Like Ducky said, just because you haven't caught one doesn't mean they haven't been there. I've caught them in other lakes as well. Knowing now that Tappan was formed from Stillwater, I think it's a safe bet it's just a native fish. It's highly unlikely anyone transplanted drum. One, there's no reason. Second, they don't transport well at all.


----------



## fishing_marshall (Jun 12, 2004)

TClark said:


> They probably got stocked with the white bass, especially if they're from Erie.


White bass are not stocked in any lakes. 

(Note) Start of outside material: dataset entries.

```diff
+def split_logit_schedule():
+    out = []
+    for i, kb in enumerate(split_consumed_kblocks()):
+        chunk, slot = divmod(i, 8)
+        src = ("prog", int(kb))
+        if kb < HEADS * KB_HEAD:
+            h, r = divmod(int(kb), KB_HEAD)
+            r -= KB_QKV_HEAD
+            if 0 <= r < KB_KV_HEAD and r % 4 < 2:
+                src = ("table", h, r // 4) if r % 4 == 0 else ("dead",)
+        out.append((chunk, slot, src))
+    return out
+
+
+def split_logit_consumed_kblocks():
+    return np.array([src[1] for _, _, src in split_logit_schedule() if src[0] == "prog"])
```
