+template <int KB, int NW>
+__global__ void __launch_bounds__(32 * NW, KB <= 8 ? 3 : (KB <= 16 ? 2 : 1)) trial_expand_kernel(const TrialExpand a) {
+  constexpr int TE_TJ = 32 * (NW - 1), TE_NT = 32 * NW;
+  __shared__ double coef[KB];
+  __shared__ double xs[4][TE_TJ + 2];
+  __shared__ double wpart[NW][32];
+  pdl_begin();
+  const bool first_cta = blockIdx.x == 0 && blockIdx.y == 0;
+  combine_coefficients(a.c, a.d, a.s, a.k, coef, first_cta, a.c_out, a.cprev2);
+  const gnk_layout& L = a.lay;
+  const gnk_bratu& prm = a.prm;
+  const int m = L.m, k = a.k, tid = threadIdx.x;
+  const int64_t ld = L.ld;
+  if (first_cta) {
+    const int64_t e = (int64_t)(L.rows + 2 * L.halo) * m + tid;
+    if (e < ld) {
+      double xv = 0.0;
+      for (int j = 0; j < k; ++j) xv = fma(a.V[(int64_t)j * ld + e], coef[j], xv);
+      a.x[e] = xv;
+    }
+  }
+  const int j0 = (int)blockIdx.x * TE_TJ;
+  const bool edge = tid >= TE_TJ;
+  const int jc = !edge ? j0 + tid : (tid == TE_TJ ? j0 - 1 : (tid == TE_TJ + 1 ? j0 + TE_TJ : -1));
+  const int slot = !edge ? tid + 1 : (tid == TE_TJ ? 0 : (tid == TE_TJ + 1 ? TE_TJ + 1 : -1));
+  const bool live = jc >= 0 && jc < m;
+  const bool own = !edge && live;
+  const bool has_l = jc > 0, has_r = jc + 1 < m;
+  const int q0 = -1 + (int)blockIdx.y * a.TR, q1 = min(q0 + a.TR, L.rows + 1);
+  const int64_t pc = L.off + (live ? jc : 0);
+  const double* Vp = a.V + pc;
+  const double c4 = 4.0 * prm.c_lap;
+  const double d0 = __dadd_rn(4.0 * prm.c_lap, -prm.c_adv);
+  const double cu = __dadd_rn(-prm.c_lap, prm.c_adv), cl = -prm.c_lap, cd = -prm.c_lap;
+
+  double v[KB], hacc[KB];
+#pragma unroll
+  for (int j = 0; j < KB; ++j) hacc[j] = 0.0;
+  double lacc = 0.0;
+  auto load_v = [&](int r) {
+    const int64_t ro = (int64_t)r * m;
+#pragma unroll
+    for (int j = 0; j < KB; ++j)
+      if (j < k && live) v[j] = __ldcs(Vp + (int64_t)j * ld + ro);
+  };
+  auto load_fc = [&](int r) { return (own && r >= -2 && r <= L.rows + 1) ? a.Fc[pc + (int64_t)r * m] : 0.0; };
+  double fu = load_fc(q0 - 2), fm = load_fc(q0 - 1), fd, fl, fr;
+  auto load_step = [&](int r) {
+    load_v(r);
+    fd = load_fc(r + 1);
+    const bool wrow = own && r >= 0 && r < L.rows;
+    fl = (wrow && has_l) ? a.Fc[pc + (int64_t)r * m - 1] : 0.0;
+    fr = (wrow && has_r) ? a.Fc[pc + (int64_t)r * m + 1] : 0.0;
+  };
+  load_step(q0 - 1);
+  double e_prev = 1.0;
+  for (int r = q0 - 1; r <= q1; ++r) {
+    const int64_t ro = (int64_t)r * m;
+    double xr = 0.0;
+#pragma unroll
+    for (int j = 0; j < KB; ++j)
+      if (j < k && live) xr = fma(v[j], coef[j], xr);
+    double er = 1.0;
+    if (prm.lam != 0.0) er = exp(xr);
+    if (own && ((r >= q0 && r < q1) || r == -2 || r == L.rows + 1)) a.x[pc + ro] = xr;
+    if (own && r >= q0 && r < q1 && r >= 0 && r < L.rows) {
+      const double dg = (prm.lam != 0.0) ? __dadd_rn(d0, __dmul_rn(prm.lam, er)) : d0;
+      const double wv = apply_refbits(cu, cl, dg, cd, fu, fl, fm, fr, fd);
+      a.w[pc + ro] = wv;
+#pragma unroll
+      for (int j = 0; j < KB; ++j)
+        if (j < k) hacc[j] = fma(v[j], wv, hacc[j]);
+    }
+    if (slot >= 0) xs[(r + 4) & 3][slot] = xr;
+    fu = fm;
+    fm = fd;
+    const int q = r - 1;
+    const bool frow = own && q >= q0;
+    const double yv = frow ? a.y[pc + (int64_t)q * m] : 0.0;
+    if (r < q1) load_step(r + 1);
+    __syncthreads();
+    if (frow) {
+      const double* xu = xs[(q + 3) & 3];
+      const double* xm = xs[(q + 4) & 3];
+      const double* xd = xs[(r + 4) & 3];
+      double p = pde_refbits(prm, c4, xu[slot], xm[slot - 1], xm[slot], xm[slot + 1], xd[slot]);
+      if (prm.lam != 0.0) p = __dadd_rn(p, __dmul_rn(prm.lam, e_prev));
+      double f = __dsub_rn(yv, p);
+      const bool owned = q >= 0 && q < L.rows;
+      if (!(owned || (q < 0 ? L.has_lo : L.has_hi))) f = 0.0;
+      a.F[pc + (int64_t)q * m] = f;
+      if (a.expu) a.expu[pc + (int64_t)q * m] = e_prev;
+      if (owned) lacc = fma(f, f, lacc);
+    }
+    e_prev = er;
+  }
+
+  const int lane = tid & 31, wid = tid >> 5;
+#pragma unroll
+  for (int j = 0; j < KB; ++j) {
+    if (j < k) {
+      const double r = warp_sum(hacc[j]);
+      if (lane == 0) wpart[wid][j] = r;
+    }
+  }
+  {
+    const double r = warp_sum(lacc);
+    if (lane == 0) wpart[wid][31] = r;
+  }
+  __syncthreads();
+  const unsigned int bid = linear_block_id();
+  if (tid < 32 && (tid < k || tid == 31)) {
+    double r = wpart[0][tid];
+#pragma unroll
+    for (int q = 1; q < NW; ++q) r += wpart[q][tid];
+    a.partials[(int64_t)bid * 32 + tid] = r;
+    __threadfence();
+  }
+  if (grid_arrive_last(a.ticket)) {
+    const int nb = (int)total_blocks();
+    for (int j = wid; j < 32; j += NW) {
+      if (j >= k && j != 31) continue;
+      double s = 0.0;
+      for (int b = lane; b < nb; b += 32) s += __ldcg(a.partials + (int64_t)b * 32 + j);
+      s = warp_sum(s);
+      if (lane == 0) (j == 31 ? a.loss[0] : a.h[j]) = s;
+    }
+  }
+}
+
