int renet_gemm_f32(int ta, int tb, int M, int N, int K, float alpha, const float* A, int lda,
                   const float* B, int ldb, float beta, float* C, int ldc, const float* bias,
                   int split_k, float* workspace, size_t workspace_bytes, void* stream) {
    if (M < 0 || N < 0 || K < 0 || lda <= 0 || ldb <= 0 || ldc < N) return RENET_ERR_BADARG;
    if (M == 0 || N == 0) return RENET_OK;
    if (split_k < 1) split_k = 1;
    const int kt_total = (K + BK - 1) / BK;
    if (split_k > kt_total) split_k = max(kt_total, 1);
    if (split_k > 1 && workspace_bytes < renet_gemm_workspace(M, N, split_k)) return RENET_ERR_WORKSPACE;
    GemmArgs g;
    g.A = A; g.B = B; g.C = C; g.bias = bias; g.M = M; g.N = N; g.K = K;
    g.lda = lda; g.ldb = ldb; g.ldc = ldc; g.alpha = alpha; g.beta = beta;
    g.split_k = split_k;
    g.k_tiles_per_split = (kt_total + split_k - 1) / split_k;
    if (g.k_tiles_per_split < 1) g.k_tiles_per_split = 1;
    g.partial = workspace;
    g.xcd_order = renet_gemm_tile_order() != 0;
    hipStream_t st = (hipStream_t)stream;
    const dim3 grid((N + BN - 1) / BN, (M + BM - 1) / BM, split_k);
    const size_t reach_a = ta ? ((size_t)K + 3 * BK) * lda + M : (size_t)M * lda + K + 3 * BK;
    const size_t reach_b = tb ? (size_t)N * ldb + K + 3 * BK : ((size_t)K + 3 * BK) * ldb + N;
    const bool buffered = K >= 1 && reach_a < ((size_t)1 << 30) && reach_b < ((size_t)1 << 30) && !generic_forced();
    if (buffered) {
        constexpr int kt = 32;
        const int ktiles = (K + kt - 1) / kt;
        if (split_k > ktiles) { split_k = max(ktiles, 1); g.split_k = split_k; }
        g.k_tiles_per_split = max(1, (ktiles + split_k - 1) / split_k);
        const dim3 gridb((N + BN - 1) / BN, (M + BM - 1) / BM, split_k);
#define RENET_F32_LAUNCH(KT_, WPE_)                                                                                   \
        do {                                                                                                          \
            if (!ta && !tb) RENET_LAUNCH((gemm_f32_kernel<false, false, KT_, WPE_>), gridb, dim3(THREADS), 0, st, g); \
            else if (!ta && tb) RENET_LAUNCH((gemm_f32_kernel<false, true, KT_, WPE_>), gridb, dim3(THREADS), 0, st, g); \
            else if (ta && !tb) RENET_LAUNCH((gemm_f32_kernel<true, false, KT_, WPE_>), gridb, dim3(THREADS), 0, st, g); \
            else RENET_LAUNCH((gemm_f32_kernel<true, true, KT_, WPE_>), gridb, dim3(THREADS), 0, st, g);              \
        } while (0)
        RENET_F32_LAUNCH(32, 2);
#undef RENET_F32_LAUNCH
    } else {
        g.xcd_order = 0;
        if (!ta && !tb) RENET_LAUNCH((gemm_f32_generic_kernel<false, false>), grid, dim3(THREADS), 0, st, g);
        else if (!ta && tb) RENET_LAUNCH((gemm_f32_generic_kernel<false, true>), grid, dim3(THREADS), 0, st, g);
        else if (ta && !tb) RENET_LAUNCH((gemm_f32_generic_kernel<true, false>), grid, dim3(THREADS), 0, st, g);
        else RENET_LAUNCH((gemm_f32_generic_kernel<true, true>), grid, dim3(THREADS), 0, st, g);
    }
    RENET_LAUNCH_CHECK();
    if (split_k > 1) {
        const size_t total = (size_t)M * N;
        int blocks = (int)min((size_t)2048, (total + 255) / 256);
        RENET_LAUNCH(splitk_reduce_kernel, dim3(blocks), dim3(256), 0, st, workspace, split_k, M, N,
                           alpha, beta, bias, C, ldc);
        RENET_LAUNCH_CHECK();
    }
    return RENET_OK;
}

size_t renet_colsum_workspace(int M, int N) {
    const int G = colsum_groups(M);
    return G > 1 ? (size_t)G * (size_t)N * sizeof(float) : 0;
}

int renet_scale_by_device_scalar(float* x, size_t n, const float* scale, void* stream) {
    if (!x || !scale || (reinterpret_cast<uintptr_t>(x) & 15)) return RENET_ERR_BADARG;
    if (n == 0) return RENET_OK;
    const int blocks = (int)min((size_t)2048, (n / 4 + 255) / 256 + 1);
    RENET_LAUNCH(scale_dev_kernel, dim3(blocks), dim3(256), 0, (hipStream_t)stream, x, n, scale, 0.f, (float*)nullptr);
    RENET_LAUNCH_CHECK();
    return RENET_OK;
}

int renet_scale_by_device_scalar_bound(float* x, size_t n, const float* scale, float bound_in, float* bound_out,
                                       void* stream) {
    if (!x || !scale || !bound_out || (reinterpret_cast<uintptr_t>(x) & 15)) return RENET_ERR_BADARG;
    const int blocks = (int)min((size_t)2048, (n / 4 + 255) / 256 + 1);
    RENET_LAUNCH(scale_dev_kernel, dim3(blocks), dim3(256), 0, (hipStream_t)stream, x, n, scale, bound_in, bound_out);
    RENET_LAUNCH_CHECK();
    return RENET_OK;
}
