struct FwdForm {
    bool flat;
    int tm;
    int sub;
    bool split;
    int occupancy[3];
    double weight;
};
constexpr int fForms = 10;
constexpr FwdForm kFwdForms[fForms] = {
    {false, 128, 4, false, {2, 2, 2}, 2.5}, {false, 64, 4, false, {2, 2, 2}, 2.5},
    {false, 128, 1, false, {2, 2, 2}, 2.5}, {false, 64, 1, false, {2, 2, 2}, 2.5},
    {true, 128, 0, true, {2, 2, 2}, 1.0},   {true, 128, 1, false, {2, 2, 2}, 2.0}, {true, 128, 2, true, {2, 2, 2}, 1.0},
    {true, 64, 0, true, {2, 3, 3}, 1.0},    {true, 64, 1, false, {2, 2, 2}, 2.0},  {true, 64, 2, true, {2, 3, 3}, 1.0},
};
constexpr int fwd_form_of(int variant) {
    if (variant & 8) return ((variant & 1) ? 7 : 4) + ((variant >> 4) & 3);
    return variant & 3;
}
constexpr bool fwd_forms_match_variants() {
    for (int f = 0; f < fForms; ++f) {
// ... 18 lines not shown
}
template <int FORM, int SPLIT, FwdMode MODE>
__global__ __launch_bounds__(kThreads, kFwdForms[FORM].occupancy[SPLIT]) void conv2d_fwd_kernel(const FwdLayerDev L, const int tms) {
    extern __shared__ __attribute__((aligned(16))) float smem[];
    const FwdItemDev it{0, (int)(blockIdx.x % (unsigned)tms), (int)(blockIdx.x / (unsigned)tms), 0};
    constexpr FwdForm F = kFwdForms[FORM];
    static_assert(!fwd_has_target(MODE), "the fit has its own kernel: tables of layers and items, loss partials");
    if constexpr (F.flat) fwd_flat_tile<F.tm, F.sub, SPLIT, MODE>(L, it, smem, nullptr);
    else fwd_tile<F.tm, F.sub, MODE>(L, it, smem, nullptr);
}
struct FwdFormKernels {
    void (*batch[3])(const FwdLayerDev*, const FwdItemDev*, float*);
    void (*conv2d[fModes][3])(const FwdLayerDev, const int);
};
template <int FORM>
static constexpr FwdFormKernels fwd_form_kernels() {
    constexpr int S = kFwdForms[FORM].split ? 1 : 0, S9 = kFwdForms[FORM].split ? 2 : 0;
    using M = FwdMode;
    return {{fwd_batch_kernel<FORM, 0>, fwd_batch_kernel<FORM, S>, fwd_batch_kernel<FORM, S9>},
            {{nullptr, nullptr, nullptr},
             {conv2d_fwd_kernel<FORM, 0, M::Conv>, conv2d_fwd_kernel<FORM, S, M::Conv>, conv2d_fwd_kernel<FORM, S9, M::Conv>},
             {conv2d_fwd_kernel<FORM, 0, M::ConvImage>, conv2d_fwd_kernel<FORM, S, M::ConvImage>, conv2d_fwd_kernel<FORM, S9, M::ConvImage>},
             {conv2d_fwd_kernel<FORM, 0, M::Image>, conv2d_fwd_kernel<FORM, S, M::Image>, conv2d_fwd_kernel<FORM, S9, M::Image>},
             {conv2d_fwd_kernel<FORM, 0, M::ConvStats>, conv2d_fwd_kernel<FORM, S, M::ConvStats>, conv2d_fwd_kernel<FORM, S9, M::ConvStats>}}};
}
static const FwdFormKernels kFwdKernels[fForms] = {fwd_form_kernels<0>(), fwd_form_kernels<1>(), fwd_form_kernels<2>(), fwd_form_kernels<3>(),
                                                   fwd_form_kernels<4>(), fwd_form_kernels<5>(), fwd_form_kernels<6>(), fwd_form_kernels<7>(),
                                                   fwd_form_kernels<8>(), fwd_form_kernels<9>()};
constexpr int fLanes = 3;
static SideStreams<fLanes> g_fwd_side;

struct FwdLossDev {
    int begin, count;
    float scale;
    int pad;
};
__global__ __launch_bounds__(64) void fwd_loss_kernel(const float* __restrict__ partials, const FwdLossDev* __restrict__ ld,
                                                      float* __restrict__ loss) {
    const FwdLossDev d = ld[blockIdx.x];
    double s = 0.0;
    for (int i = threadIdx.x; i < d.count; i += 64) s += (double)partials[d.begin + i];
#pragma unroll
    for (int off = 32; off >= 1; off >>= 1) s += __shfl_xor(s, off);
    if (threadIdx.x == 0) loss[blockIdx.x] = (float)(s * (double)d.scale);
}

constexpr int fPtrBatch = 56;
// ... 203 lines not shown
        units[4 * i + 1] = tmp.units[i].begin;
        units[4 * i + 2] = tmp.units[i].count;
        units[4 * i + 3] = tmp.units[i].lane;
    }
    return (int)tmp.units.size();
}

extern "C" size_t pleas_fwd_batch_ws_bytes(const pleas_fwd_layer* layers, int n_layers) {
    if (!layers || n_layers <= 0) return 0;
    FwdPlan tmp;
    if (build_fwd_plan(tmp, layers, n_layers) != PLEAS_OK) return 0;
    return tmp.total;
}

struct Conv2dCall {
    FwdMode mode;
    const float *x, *w, *bias;
    float* y;
    int N, Cin, Hin, Win, Cout, KH, KW, stride, pad, flags;
    void* stream;
    const float *scale = nullptr, *shift = nullptr, *res = nullptr;
    float* z = nullptr;
    int relu = 0;
};
struct Conv2dPlan { FwdLayerDev d; size_t lds = 0; int TM = 128; };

I think native to the creek or do they have an odd fish in the cripple creek tournaments? Someone could have caught it and turned it in as odd fish. Tappan is the closest place to put it back.


----------



## willyb021 (Jun 1, 2009)

Yeah there's odd fish in cripple creeks tourneys. That's def a good possibility. I've been fishing Tappan on a regulat basis since I was little. Never seen or heard of one being caught. 


Outdoor Hub mobile, the outdoor information engine


----------



## Hatchetman (Apr 13, 2004)

Someone has definately stocked them, either by accident or on purpose. I know of at least a dozen being caught last summer and this year so far. I never heard of a sheephead being caught in Tappan until now. Have fished bass tourneys there since the early 70's and never heard of one being caught. The next few years will show whether they have spawned or not. The creeks feeding Tappan are very small and have never had sheephead in them either, I've fished them all since I was a kid and I'm 69 now.As far as white bass, the state never stocked them in Piedmont either but they are there now due to people bucket stocking them .


----------



## crappiecat (Sep 7, 2010)

There used to be a guy that fished Cripple.....went to the Ohio river every tourney and ALWAYS brought back a sheepshead. I know they would take their flats and/or channels to tappan, so I'm sure the sheep went in there too.


----------



## fontinalis (Mar 29, 2011)

Several anglers i creeled last year reported catching sheephead, as well as suckers. They are in pretty much every lake in the state, might not be in great numbers, but you can find them just about anywhere.


----------



## Tatonka (Aug 23, 2007)

What do sheephead hit on? I mean is it more than likely to catch one fishing for crappie or catfish as in bottom dwelling?


----------



## fontinalis (Mar 29, 2011)

they tend to relate to the bottom, so i guess you would run into them catfishing


----------



## Tatonka (Aug 23, 2007)

fontinalis said:


> they tend to relate to the bottom, so i guess you would run into them catfishing


Thank you Sir and this may sound dumb but I have heard to kill any bowfin if one is caught, does the same stand for sheephead?
I mean I heard they are very bad for the local fish but I figured I would just release them for someone else to catch?


----------



## fontinalis (Mar 29, 2011)

no, sheephead and bowfin are both harmless in most ecosystems, anyone who says to destroy them needs to be educated on the matter.


----------



## Rod Hawg (Jan 13, 2011)

Tatonka said:


> What do sheephead hit on? I mean is it more than likely to catch one fishing for crappie or catfish as in bottom dwelling?


 Pretty much everything. Can get em fishin cats. But on Erie we get them trolling worm harnesses and crank baits. Also get them Perching with live minnows...Bass guys catch them down south casting crankbaits as well...


----------